Inversions higher than the third require extended chords; the fourth inversion requires a ninth chord, the fifth an eleventh chord, etc.

Fourth inversion 

The fourth inversion of a ninth chord is the voicing in which the ninth of the chord is the bass note and the root a minor seventh above it. In the fourth inversion of a G-dominant ninth, the bass is A — the ninth of the chord — with the third, fifth, seventh, and root stacked above it, forming the intervals of a second, a fourth, a sixth, and a seventh above the inverted bass of A, respectively.

Fifth inversion 

The fifth inversion of an eleventh chord is the voicing in which the eleventh of the chord is the bass note and the root a perfect fourth above it. In the fifth inversion of a G-dominant eleventh with eleventh, the bass is C — the eleventh of the chord — with the root, third, fifth, seventh, and ninth stacked above it, forming the intervals of a second, a fourth, a fifth, a sixth, and a seventh above the inverted bass of C, respectively.

Sixth inversion 

The sixth inversion of a thirteenth chord is the highest possible diatonic inversion, since the diatonic scale has seven notes. (The "seventh" inversion of the dominant thirteenth chord is root position.) Higher inversions would require chromaticism and either nonscale tones or scales with more than seven tones.
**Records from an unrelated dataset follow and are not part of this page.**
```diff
@@ -1361,6 +1397,10 @@
         }
         __builtin_amdgcn_wave_barrier();
     }
+#ifdef GP_CB_COUNT
+    if (lane == 0)
+        for (int i = 0; i < CB_NCOUNT; ++i) if (cbc[i]) atomicAdd(&g_cb_count[i], (unsigned long long)cbc[i]);
+#endif
 }
 __global__ __launch_bounds__(64) void gp_composite_bwd_kernel(GP_CB_ARGS) {
     gp_composite_bwd_body<false, GP_BWD_ROWS, GP_BWD_COLS>(d, ranges, point_list, smask, rec, bg, out_color, out_depth, final_T, n_contrib, dL_dpix, dL_dpixdepth, g_mean2D, g_conic, g_opacity, g_color, g_depth, order);
```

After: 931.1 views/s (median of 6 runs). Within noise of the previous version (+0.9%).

Arrangement of notes above the bass 

Any voicing above the bass is allowed. For example, a fourth inversion must have the ninth chord factor in the bass, but it may have any arrangement of the root, third, fifth, and seventh above that, including doubled notes, compound intervals, and omission of the fifth (A-G-B-D-F, A-B-D-F-G-B, A-G-D-F, etc.)

See also

Figured bass
Root position
Inversion (music)
First inversion
Second inversion
Third inversion

Notes

References

Chord factors
Chords
Voicing (music)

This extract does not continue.